My daughters bought me a sewing machine years ago. I sewed quite a bit when I was younger but had never used this particular machine. You know! Yes, I pulled it out and began sewing masks. Now they weren’t the most fashionable, but they were functional and served the purpose. Let’s not even talk about the toilet paper! As a world traveler, I have learned that people do things differently around the world and are able to go about their daily lives just fine. I had to chuckle a bit one day when I read an article written by a woman in her 40” s. She was partly embarrassed and partly intrigued by the discovery of bidets. It’s an eye opener that there are other ways to “handle your business” in a very sanitary fashion without the use of the coveted toilet tissue of choice. Which brings me to another point I wish to make. Everyone should experience life outside of their comfort zone. So many stereotypes, perceptions, fears, and myths could be eliminated. This world would be a more loving and understanding place if we could all open our eyes to other ways of life. That’s a conversation for another day.

3: Don’t take ANYTHING for granted. I think we have learned the hard way that we must not take our lives and our way of life for granted. I have an even greater appreciation for so many things. I have not been able to see my grandchildren in over a year. As I reflect, I have to ask myself, prior to the pandemic, what was so important, that I couldn’t visit them more frequently? Work, commitments, etc. Those things now seem so trivial. A different perspective as a result of this past years’ experience.

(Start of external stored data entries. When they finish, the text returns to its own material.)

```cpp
template <int N>
static bool emu_try_split(int mode, const StridedParams& p, long nblocks) {
  if constexpr (FxSplitCfg<N>::USE) {
    typedef FxSplitCfg<N> C;
    if (mode == MVN_ST_FWD_MUL_INV || p.cstride != 1 || p.ncols % C::T != 0 || p.tiles_per_outer < 1)
      return false;
    StridedParams q = p;
    const long outer = nblocks / p.tiles_per_outer;
    q.tiles_per_outer = p.ncols / C::T;
    q.T = q.TP = C::T;
    const long nb = outer * q.tiles_per_outer;
    q.nblocks = nb;
    ++g_split_launches;
    const long grid = nb > 1 ? (nb + 1) / 2 : 1;
    typedef FxCtx<FxSplitRegs<N>, C::NT> Ctx;
#pragma omp parallel
    {
      std::vector<char> lds(sizeof(cfloat) * C::lds_cfloats + 64);
      std::unique_ptr<Ctx> ctx(new Ctx());
#pragma omp for schedule(static)
      for (long b = 0; b < grid; ++b) {
        if (mode == MVN_ST_FWD)
          fx_strided_split_body<N, MVN_ST_FWD>(q, b, nb, grid, (cfloat*)lds.data(), *ctx);
        else
          fx_strided_split_body<N, MVN_ST_INV>(q, b, nb, grid, (cfloat*)lds.data(), *ctx);
      }
    }
    return true;
  } else {
    (void)mode; (void)p; (void)nblocks;
    return false;
  }
}

template <int N>
static void emu_strided_fixed(int mode, const StridedParams& p, long nblocks) {
  if (emu_try_split<N>(mode, p, nblocks)) return;
  if (mode == MVN_ST_FWD) emu_strided_fixed_mode<N, MVN_ST_FWD>(p, nblocks);
  if (mode == MVN_ST_INV) emu_strided_fixed_mode<N, MVN_ST_INV>(p, nblocks);
  if (mode == MVN_ST_FWD_MUL_INV) emu_strided_fixed_mode<N, MVN_ST_FWD_MUL_INV>(p, nblocks);
}

static bool emu_rows_fixed_dispatch(const RowsParams& p, long ntiles, bool r2c) {
  switch (p.h) {
#define X(H) case H: emu_rows_fixed<H>(p, ntiles, r2c); return true;
    MVN_FIXED_ROWS_LENGTHS(X)
#undef X
    default: return false;
  }
}

static bool emu_strided_fixed_dispatch(int mode, const StridedParams& p, long nblocks) {
  switch (p.ax.n) {
#define X(N) case N: emu_strided_fixed<N>(mode, p, nblocks); return true;
    MVN_FIXED_STRIDED_LENGTHS(X)
#undef X
    default: return false;
  }
}

void launch_rows_r2c(const RowsParams& p, bool even, long ntiles, int, size_t lds_bytes,
                     stream_t) {
  if (p.lines) return emu_rows_lines(p, ntiles, 0);
  if (emu_wave_rows(p, 1)) return emu_wave_rows_run<MVN_WR_R2C, MVN_EPI_STORE>(p);
  if (p.fixed) {
    if (!emu_rows_fixed_dispatch(p, ntiles, true)) throw std::invalid_argument("mvn: no fixed kernel");
    return;
  }
#pragma omp parallel
  {
    std::vector<char> lds(lds_bytes + 64);
#pragma omp for schedule(static)
    for (long t = 0; t < ntiles; ++t) {
      cfloat* l = (cfloat*)lds.data();
      if (even) {
        MVN_DISPATCH_T(p.T, rows_r2c_even_body<TT>(p, t, 0, 1, l));
      } else {
        MVN_DISPATCH_T(p.T, rows_r2c_odd_body<TT>(p, t, 0, 1, l));
      }
    }
  }
}

void launch_rows_c2r(const RowsParams& p0, bool even, long ntiles, int, size_t lds_bytes,
                     stream_t) {
  RowsParams p = p0;
  mvn_arm_poison(p.epi);
  if (p.lines) return emu_rows_lines(p, ntiles, 1);
  if (emu_wave_rows(p, p.epi.mode == MVN_EPI_DELTA ? 16 : 2)) return emu_wave_rows_mode<MVN_WR_C2R>(p);
  if (p.fixed) {
    if (!emu_rows_fixed_dispatch(p, ntiles, false)) throw std::invalid_argument("mvn: no fixed kernel");
    return;
  }
#pragma omp parallel
  {
    std::vector<char> lds(lds_bytes + 64);
#pragma omp for schedule(static)
    for (long t = 0; t < ntiles; ++t) {
      cfloat* l = (cfloat*)lds.data();
// ... 293 lines not shown
```

libmultiviewnative_amd/csrc/mvn_engine.cpp:

```cpp
#include "mvn_engine.hpp"

#include <algorithm>
#include <cmath>
#include <atomic>
#include <cstdlib>
#include <cstring>

#include "mvn_fixed_geom.hpp"

#include <cstdio>
#include <cstdlib>
#include <cstring>
#include <stdexcept>

namespace mvn {

static const size_t kLdsSoftBudget = 80 * 1024;
static const size_t kLdsHardBudget = 160 * 1024;
static const size_t kSideMinBytes = 16u << 20;

const char* kernel_kind_name(int k) {
  static const char* names[KK_COUNT] = {"rows_r2c",    "rows_c2r",  "rows_fused_div",
                                        "rows_fused_upd", "axis1_fwd", "axis1_inv",
                                        "axis0_fused", "axis0_fwd",  "axis0_inv",
                                        "nyquist",     "other",     "axis0_direct", "mid_fused",
                                        "tv_factor"};
  return (k >= 0 && k < KK_COUNT) ? names[k] : "?";
}

be::Event Profiler::get_event() {
  if (pool_.empty()) return be::Event::timing();
  be::Event e = std::move(pool_.back());
  pool_.pop_back();
  return e;
}
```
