template <int SC, bool FULL, bool PAIRS, typename Loop>
__device__ __forceinline__ void bin_hist_body(int Sout_, u64* __restrict__ counts, int nmax, u64* __restrict__ counts2, Loop&& loop) {
    constexpr int S = SC;
    constexpr int ND = (S + 1) / 2;
    const int Sout = FULL ? S : Sout_;
    const int ROWB = 2 * Sout;
    __shared__ u64 s_cnt[S + 1];
    __shared__ __attribute__((aligned(16))) char s_stage[4][32 * 2 * S];
    constexpr int PG = (S + 2) / 3, PSP = 3 * PG, PROLES = PG * (PG + 1) / 2, PSLICE = PROLES <= 64 ? 64 / PROLES : 1;
    static_assert(!PAIRS || (FULL && PROLES <= 64), "the pair counts need a compile-time row width and at most 64 block roles");
    __shared__ u32 s_pair[PAIRS ? 4 * PSP * K1P_LD : 1];
    __shared__ u64 s_c2[PAIRS ? S * S : 1];
    const int lane = threadIdx.x & 63, wave = threadIdx.x >> 6;
    const int j = lane & 3, b = lane >> 2;
    if (threadIdx.x <= S) s_cnt[threadIdx.x] = 0;
    if (PAIRS) {
        for (int e = threadIdx.x; e < S * S; e += 256) s_c2[e] = 0;
        for (int e = threadIdx.x; e < 4 * PSP * K1P_LD; e += 256) s_pair[e] = 0;
    }
    __syncthreads();
    u16* H = nullptr;
    int pgi = -1, pgj = 0, pkq = 0;
    u64 pacc[PAIRS ? 9 : 1], prs[PAIRS ? 3 : 1];
    if (PAIRS) {
        const int role = lane < PROLES * PSLICE ? lane / PSLICE : -1;
        pkq = lane % PSLICE;
        if (role >= 0) {
            int t = role, i = 0;
            while (t >= PG - i) { t -= PG - i; ++i; }
            pgi = i; pgj = i + t;
        }
#pragma unroll
        for (int c = 0; c < 9; ++c) pacc[c] = 0;
#pragma unroll
        for (int c = 0; c < 3; ++c) prs[c] = 0;
    }
    auto pair_counts = [&](const char* stage, int rows) {
        u32* sp = s_pair + wave * PSP * K1P_LD;
        const u16* raw = reinterpret_cast<const u16*>(stage);
        __builtin_amdgcn_wave_barrier();
        for (int e = lane; e < S * 16; e += 64) {
            const int i = e >> 4, k = e & 15;
            const u32 lo = 2 * k < rows ? raw[(2 * k) * S + i] : 0u, hi = 2 * k + 1 < rows ? raw[(2 * k + 1) * S + i] : 0u;
            sp[i * K1P_LD + k] = lo | (hi << 16);
        }
        __builtin_amdgcn_wave_barrier();
        if (pgi >= 0) {
            const u32* pi = sp + 3 * pgi * K1P_LD;
            const u32* pj = sp + 3 * pgj * K1P_LD;
            u32 part[9] = {0, 0, 0, 0, 0, 0, 0, 0, 0}, ps[3] = {0, 0, 0};
            const bool diag = pgi == pgj;
            for (int k = pkq; k < 16; k += PSLICE) {
                const u32 av[3] = {pi[k], pi[K1P_LD + k], pi[2 * K1P_LD + k]};
                const u32 bv[3] = {pj[k], pj[K1P_LD + k], pj[2 * K1P_LD + k]};
#pragma unroll
                for (int t = 0; t < 3; ++t)
#pragma unroll
                    for (int u = 0; u < 3; ++u)
                        part[3 * t + u] = __builtin_amdgcn_udot2(__builtin_bit_cast(k1_v2u16, av[t]), __builtin_bit_cast(k1_v2u16, bv[u]), part[3 * t + u], false);
                if (diag) {
#pragma unroll
                    for (int t = 0; t < 3; ++t)
                        ps[t] = __builtin_amdgcn_udot2(__builtin_bit_cast(k1_v2u16, av[t]), __builtin_bit_cast(k1_v2u16, 0x00010001u), ps[t], false);
                }
            }
#pragma unroll
            for (int c = 0; c < 9; ++c) pacc[c] += part[c];
#pragma unroll
            for (int c = 0; c < 3; ++c) prs[c] += ps[c];
        }
        __builtin_amdgcn_wave_barrier();
    };

    u32 accp[ND];
#pragma unroll
    for (int m = 0; m < ND; ++m) accp[m] = 0;
    const int flush_every = 65535 / nmax > 1 ? 65535 / nmax - 1 : 1;
    int since = 0;
    auto flush = [&]() {
        if (j == 0) {
#pragma unroll
            for (int m = 0; m < ND; ++m) {
                const u32 lo = accp[m] & 0xffffu, hi = accp[m] >> 16;
                if (lo) atomicAdd(&s_cnt[2 * m], (u64)lo);
                if (hi) atomicAdd(&s_cnt[2 * m + 1], (u64)hi);
            }
        }
#pragma unroll
        for (int m = 0; m < ND; ++m) accp[m] = 0;
        since = 0;
    };

    auto enter = [&](u16* Hpart) { H = Hpart; };
    auto epilogue = [&](int half, long row, bool valid, u32 (&cnt)[S]) {
        u32 d[ND];
        pack_reduce<S>(cnt, d);
        if (counts) {
#pragma unroll
            for (int m = 0; m < ND; ++m) accp[m] += valid ? d[m] : 0u;
            if (++since >= flush_every) flush();
        }
        if (H) {
            char* srow = &s_stage[wave][(half * 16 + b) * ROWB];
            if constexpr (FULL && (S & 1) == 0) {
#pragma unroll
                for (int k = 0; k < (ND + 3) / 4; ++k) {
                    const u32 v = sel4(d[4 * k], 4 * k + 1 < ND ? d[4 * k + 1] : 0u, 4 * k + 2 < ND ? d[4 * k + 2] : 0u,
                                       4 * k + 3 < ND ? d[4 * k + 3] : 0u, j);
                    if (4 * k + j < ND) *reinterpret_cast<u32*>(srow + 4 * (4 * k + j)) = v;
                }
            } else {
#pragma unroll
                for (int k = 0; k < (S + 3) / 4; ++k) {
                    const u32 v = (j & 2) ? (2 * k + 1 < ND ? d[2 * k + 1] : 0u) : d[2 * k];
                    const u32 c = (j & 1) ? v >> 16 : v & 0xffffu;
                    if (4 * k + j < Sout) *reinterpret_cast<u16*>(srow + 2 * (4 * k + j)) = (u16)c;
                }
            }
        }
    };
    auto finish = [&](long st, long row0, int rows) {
        if (H) store_staged(s_stage[wave], reinterpret_cast<char*>(H) + row0 * ROWB, rows * ROWB, lane);
        if constexpr (PAIRS) pair_counts(s_stage[wave], rows);
    };
    loop(enter, epilogue, finish);

    if (counts) {
        flush();
        __syncthreads();
        if ((int)threadIdx.x < Sout && s_cnt[threadIdx.x]) atomicAdd(&counts[threadIdx.x], s_cnt[threadIdx.x]);
    }
    if constexpr (PAIRS) {
        if (pgi >= 0) {
            const bool diag = pgi == pgj;
#pragma unroll
            for (int t = 0; t < 3; ++t)
#pragma unroll
                for (int u = 0; u < 3; ++u) {
                    const int i = 3 * pgi + t, jj = 3 * pgj + u;
                    u64 v = pacc[3 * t + u];
                    if (diag && t == u) v -= prs[t];
                    if (i >= S || jj >= S || !v) continue;
                    atomicAdd(&s_c2[i * S + jj], v);
                    if (!diag) atomicAdd(&s_c2[jj * S + i], v);
                }
        }
        __syncthreads();
        for (int e = threadIdx.x; e < S * S; e += 256)
            if (s_c2[e]) atomicAdd(&counts2[e], s_c2[e]);
    }
}

template <int SC, int NG, bool FULL>
__global__ __launch_bounds__(256) void k_bin_hist(const char* __restrict__ X, long R, int N, long ldx, int Sout_,
                                                   u16* __restrict__ H, u64* __restrict__ counts) {
    bin_hist_body<SC, FULL, false>(Sout_, counts, N, nullptr, [&](auto&& enter, auto&& epilogue, auto&& finish) {
        enter(H);
        tile_loop<SC, NG>(X, R, N, ldx, epilogue, finish);
    });
}

template <int SC, int NG>
__global__ __launch_bounds__(256) void k_bin_hist_s2(const char* __restrict__ X, long R, int N, long ldx, u16* __restrict__ H,
                                                      u64* __restrict__ counts, u64* __restrict__ counts2) {
    bin_hist_body<SC, true, true>(SC, counts, N, counts2, [&](auto&& enter, auto&& epilogue, auto&& finish) {
        enter(H);
        tile_loop<SC, NG>(X, R, N, ldx, epilogue, finish);
    });
}

template <int SC, int NG, bool FULL>
__global__ __launch_bounds__(256) void k_bin_hist_parts(const KhParts pt, int Sout_, u64* __restrict__ counts, int nmax) {
    bin_hist_body<SC, FULL, false>(Sout_, counts, nmax, nullptr, [&](auto&& enter, auto&& epilogue, auto&& finish) {
        tile_loop_parts<SC, NG>(pt, [&](int part) { enter(pt.h[part]); }, epilogue, finish);
    });
}

__global__ __launch_bounds__(256) void k_bin_hist_safe(const char* __restrict__ X, long row_begin, long row_end, int N,
                                                        long ldx, int S, u16* __restrict__ H, u64* __restrict__ counts, int mask = 31) {
    __shared__ u32 s_h[4][128];
    const int lane = threadIdx.x & 63, wave = threadIdx.x >> 6;
    for (long row = row_begin + (long)blockIdx.x * 4 + wave; row < row_end; row += (long)gridDim.x * 4) {
        for (int s = lane; s < S; s += 64) s_h[wave][s] = 0;
        __builtin_amdgcn_wave_barrier();
        const char* rp = X + row * ldx;
        for (int n = lane; n < N; n += 64) {
            const int v = (unsigned char)rp[n] & mask;
            if (v < S) atomicAdd(&s_h[wave][v], 1u);
        }
        __builtin_amdgcn_wave_barrier();
        for (int s = lane; s < S; s += 64) {
            const u32 c = s_h[wave][s];
            if (H) H[row * S + s] = (u16)c;
            if (counts && c) atomicAdd(&counts[s], (u64)c);
        }
        __builtin_amdgcn_wave_barrier();
    }
}

__global__ void k_s1_table(const float* __restrict__ q, int N, int S, double* __restrict__ T64, float* __restrict__ T32) {
    const long e = (long)blockIdx.x * blockDim.x + threadIdx.x;
    if (e >= (long)(N + 1) * S) return;
    const int c = (int)(e / S), s = (int)(e % S);
    const double p = (double)c / (double)N;
    const double v = kl_term(p, (double)q[s]);
    T64[e] = v;
    T32[e] = (float)v;
}

template <int S, int NG, typename OT>
__global__ __launch_bounds__(256) void k_score_s1(const char* __restrict__ X, long R, int N, long ldx,
                                                   const OT* __restrict__ T, OT* __restrict__ out) {
    constexpr int ND = (S + 1) / 2;
    constexpr int ROWB = S * (int)sizeof(OT);
    __shared__ __attribute__((aligned(16))) char s_stage[4][32 * ROWB];
    const int lane = threadIdx.x & 63, wave = threadIdx.x >> 6;
    const int j = lane & 3, b = lane >> 2;
    auto epilogue = [&](int half, long row, bool valid, u32 (&cnt)[S]) {
        u32 d[ND];
        pack_reduce<S>(cnt, d);
        OT* srow = reinterpret_cast<OT*>(&s_stage[wave][(half * 16 + b) * ROWB]);
#pragma unroll
        for (int k = 0; k < (S + 3) / 4; ++k) {
            const u32 v = (j & 2) ? (2 * k + 1 < ND ? d[2 * k + 1] : 0u) : d[2 * k];
            const u32 c = (j & 1) ? v >> 16 : v & 0xffffu;
            const int s = 4 * k + j;
            if (s < S) srow[s] = (c && valid) ? T[(long)c * S + s] : (OT)0;
        }
    };
    auto finish = [&](long st, long row0, int rows) {
        store_staged_nt(s_stage[wave], reinterpret_cast<char*>(out) + row0 * ROWB, rows * ROWB, lane);
    };
    tile_loop<S, NG>(X, R, N, ldx, epilogue, finish);
}

template <typename OT, bool LDS_T>
__global__ __launch_bounds__(LDS_T ? 1024 : 256) void k_score_s1_from_hist(const u16* __restrict__ H, long total, int S,
                                                                             const OT* __restrict__ Tg, int nent, OT* __restrict__ out,
                                                                             u64* __restrict__ zero_counts, int rev) {
    extern __shared__ __attribute__((aligned(16))) char smem_t[];
    if (zero_counts && blockIdx.x == 0 && (int)threadIdx.x < S) zero_counts[threadIdx.x] = 0;
    const OT* T = Tg;
    if (LDS_T) {
        OT* Ts = reinterpret_cast<OT*>(smem_t);
        for (int e = threadIdx.x; e < nent; e += blockDim.x) Ts[e] = Tg[e];
        __syncthreads();
        T = Ts;
    }
    const u32 cmax = (u32)(nent / S - 1);
    const long nquads = total >> 2;
    const long stride = (long)gridDim.x * blockDim.x;
    long qd = (long)blockIdx.x * blockDim.x + threadIdx.x;
    const long qtop = nquads - 1, qsgn = rev ? -1 : 1, qoff = rev ? qtop : 0;
    for (; qd + 3 * stride < nquads; qd += 4 * stride) {
        uint2 h[4];
#pragma unroll
        for (int u = 0; u < 4; ++u) h[u] = *reinterpret_cast<const uint2*>(H + 4 * (qoff + qsgn * (qd + u * stride)));
#pragma unroll
        for (int u = 0; u < 4; ++u) {
            const long e0 = 4 * (qoff + qsgn * (qd + u * stride));
            int s = (int)(e0 % S);
            const u32 c[4] = {h[u].x & 0xffffu, h[u].x >> 16, h[u].y & 0xffffu, h[u].y >> 16};
            OT v[4];
#pragma unroll
            for (int k = 0; k < 4; ++k) {
                v[k] = c[k] - 1u < cmax ? T[(long)c[k] * S + s] : (OT)0;
                s = s + 1 == S ? 0 : s + 1;
            }
            if constexpr (sizeof(OT) == 4) {
                typedef float v4f_nt __attribute__((ext_vector_type(4)));
                const v4f_nt vv = {(float)v[0], (float)v[1], (float)v[2], (float)v[3]};
                __builtin_nontemporal_store(vv, reinterpret_cast<v4f_nt*>(out + e0));
            } else {
                typedef double v2d_nt __attribute__((ext_vector_type(2)));
                const v2d_nt lo = {(double)v[0], (double)v[1]}, hi = {(double)v[2], (double)v[3]};
                __builtin_nontemporal_store(lo, reinterpret_cast<v2d_nt*>(out + e0));
                __builtin_nontemporal_store(hi, reinterpret_cast<v2d_nt*>(out + e0 + 2));
            }
        }
    }
    for (; qd < nquads; qd += stride) {
        const long e0 = 4 * (qoff + qsgn * qd);
        int s = (int)(e0 % S);
        for (int k = 0; k < 4; ++k) {
            const u32 c = H[e0 + k];
            out[e0 + k] = c - 1u < cmax ? T[(long)c * S + s] : (OT)0;
            s = s + 1 == S ? 0 : s + 1;
        }
    }
    if (blockIdx.x == 0 && threadIdx.x < (total & 3)) {
        const long e = (nquads << 2) + threadIdx.x;
        const u32 c = H[e];
        out[e] = c - 1u < cmax ? T[(long)c * S + (int)(e % S)] : (OT)0;
    }
}

template <typename IT>
__global__ __launch_bounds__(256) void k_sum_int(const IT* __restrict__ C, long n, long long* __restrict__ total) {
    long long acc = 0;
    for (long i = (long)blockIdx.x * blockDim.x + threadIdx.x; i < n; i += (long)gridDim.x * blockDim.x) acc += (long long)C[i];
    for (int off = 32; off > 0; off >>= 1) acc += __shfl_down(acc, off);
    __shared__ long long s_part[4];
    if ((threadIdx.x & 63) == 0) s_part[threadIdx.x >> 6] = acc;
    __syncthreads();
    if (threadIdx.x == 0) {
        const long long t = s_part[0] + s_part[1] + s_part[2] + s_part[3];
        if (t) atomicAdd(reinterpret_cast<u64*>(total), (u64)t);
    }
}

template <typename IT>
__global__ __launch_bounds__(256) void k_normalise(const IT* __restrict__ C, long n, const long long* __restrict__ total,
                                                    float* __restrict__ q) {
    const double tot = (double)(*total);
    for (long i = (long)blockIdx.x * blockDim.x + threadIdx.x; i < n; i += (long)gridDim.x * blockDim.x)
        q[i] = (float)((double)C[i] / tot);
}

template <typename IT>
__global__ __launch_bounds__(256) void k_normalise_small(const IT* __restrict__ C, int n, float* __restrict__ q) {
    __shared__ long long s_part[4];
    long long acc = 0;
    for (int i = threadIdx.x; i < n; i += 256) acc += (long long)C[i];
    for (int off = 32; off > 0; off >>= 1) acc += __shfl_down(acc, off);
    if ((threadIdx.x & 63) == 0) s_part[threadIdx.x >> 6] = acc;
    __syncthreads();
    const double tot = (double)(s_part[0] + s_part[1] + s_part[2] + s_part[3]);
    for (int i = threadIdx.x; i < n; i += 256) q[i] = (float)((double)C[i] / tot);
}

static int blocks_per_cu() { return g_force[FORCE_K1_BLOCKS_PER_CU] > 0 ? g_force[FORCE_K1_BLOCKS_PER_CU] : 2; }
static int grid_for_tiles(long R) {
    const long nsuper = (R + 31) >> 5;
    long blocks = (nsuper + 3) / 4;
    const long cap = (long)num_cus() * blocks_per_cu();
    if (blocks > cap) {
        const long iters = (nsuper + cap * 4 - 1) / (cap * 4);
        blocks = (nsuper + iters * 4 - 1) / (iters * 4);
    }
    if (blocks < 1) blocks = 1;
    return (int)blocks;
}
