@@ -1070,6 +1161,20 @@
 		hipStream_t sMid = side ? c->stream2 : s, sHuge = side ? c->stream3 : s;
 		const bool split = side && !smallCall && !nHuge && !(getenv("FG_CHAIN_SPLIT") && atoi(getenv("FG_CHAIN_SPLIT")) == 0);
 		const u32 nMidB = split ? nMid / 2 : 0u, nMidA = nMid - nMidB;
+		const u32 midLo = fusedMax + 1u, midHi = hugeEnv ? (u32)atoi(hugeEnv) : 4096u;
+		auto orderList = [&](const u32* list, u32 n, u32* cnt, u32* outA, u32* outB, u32 parts, hipStream_t on)
+		{
+			ScopedK t(c->timer, "k_group_order", on);
+			const bool exact = parts == 2 && midHi >= midLo && midHi - midLo < (u32)ORD_BINS_MAX;
+			const u32 nb = exact ? (u32)ORD_BINS_MAX : (u32)FG_CHAIN_BINS, lo = exact ? midLo : 0u;
+#define ORD_ARGS list, n, nGroups, nHits, c->dGroupStart.p, cnt, outA, outB, parts, nb, lo
+			if (n <= ORD_ONE_MAX) { hipLaunchKernelGGL(k_group_order<ORD_ONE>, 1, WG, 0, on, ORD_ARGS); return; }
+			const unsigned gridO = (n + WG * ORD_ITEMS - 1) / (WG * ORD_ITEMS);
+			hipLaunchKernelGGL(k_group_order<ORD_HIST>, gridO, WG, 0, on, ORD_ARGS);
+			hipLaunchKernelGGL(k_group_order<ORD_SCATTER>, gridO, WG, 0, on, ORD_ARGS);
+#undef ORD_ARGS
+		};
+		const u32* partA = listMid, * partB = listMid + nMidA, * partHuge = listHuge;
 		auto chain = [&](const u32* list, u32 n, hipStream_t on, bool lds)
 		{
 			if (!n) return;
@@ -1094,9 +1199,28 @@
 			if (nMidA) HIP_CHECK(hipStreamWaitEvent(sMid, c->evFork, 0));
 			if (nHuge || nMidB) HIP_CHECK(hipStreamWaitEvent(sHuge, c->evFork, 0));
 		}
-		chain(listHuge, nHuge, sHuge, false);
-		chain(listMid, nMidA, sMid, midLds);
-		chain(listMid + nMidA, nMidB, sHuge, midLds);
+		if (ordered && nHuge > 1)
+		{
+			orderList(listHuge, nHuge, c->dOrdCnt.p + 2 * ORD_BINS_MAX, c->dListOrd.p + nMid, nullptr, 1u, sHuge);
+			partHuge = c->dListOrd.p + nMid;
+		}
+		chain(partHuge, nHuge, sHuge, false);
+		if (ordered && nMid > 1)
+		{
+			orderList(listMid, nMid, c->dOrdCnt.p, c->dListOrd.p, c->dListOrd.p + nMidA, nMidB ? 2u : 1u, sMid);
+			partA = c->dListOrd.p; partB = c->dListOrd.p + nMidA;
+			if (nMidB)
+			{
+				HIP_CHECK(hipEventRecord(c->evOrder, sMid));
+				HIP_CHECK(hipStreamWaitEvent(sHuge, c->evOrder, 0));
+			}
+		}
+		chain(partA, nMidA, sMid, midLds);
+		chain(partB, nMidB, sHuge, midLds);
+		c->chainDbg.list[0] = partA; c->chainDbg.n[0] = nMidA;
+		c->chainDbg.list[1] = partB; c->chainDbg.n[1] = nMidB;
+		c->chainDbg.list[2] = partHuge; c->chainDbg.n[2] = nHuge;
+		c->chainDbg.nGroups = nGroups; c->chainDbg.nHits = nHits; c->chainDbg.ordered = ordered ? 1 : 0;
 		launchSmall();
 		if (side)
 		{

4: We are living through Jeremiah 29:1-10. I know, you may be saying to yourself, “huh?” We always quote Jeremiah 29:11 “For I know the plans I have for you, declares the Lord, plans to give you hope and a future “(NIV). Many of us may have been asking repeatedly, this past year, “Lord! I am losing hope! I don’t see my future!” However, we often do not reflect on verses 1-10. The people were in captivity and were going to be there for a while. There were instructed to “prosper” in the midst of captivity so that they could be in position to receive what God had in store for them when they arrived on the threshold of verse 11. We must continue to live, thrive, and grow, even in the midst of a pandemic. This is not the world’s first pandemic; it will not be the last. I was reading an article about a couple who had been married for 83 years. They were 103 years old (husband) and 100 years old (wife). They expressed the fact that they have lived through pandemics, wars, the Great Depression, and more. We can do this! This is the dawn of a new year! We have come through the storm! We have the opportunity to take what we have learned, gained, lost, and seen, and start a new year with hope. I know we hear that all the time. We get excited and then we find ourselves in more of the same. This year needs to be different. We have come through a year like never before. Celebrate the victory and embrace the journey moving forward. What will you accomplish in 2021?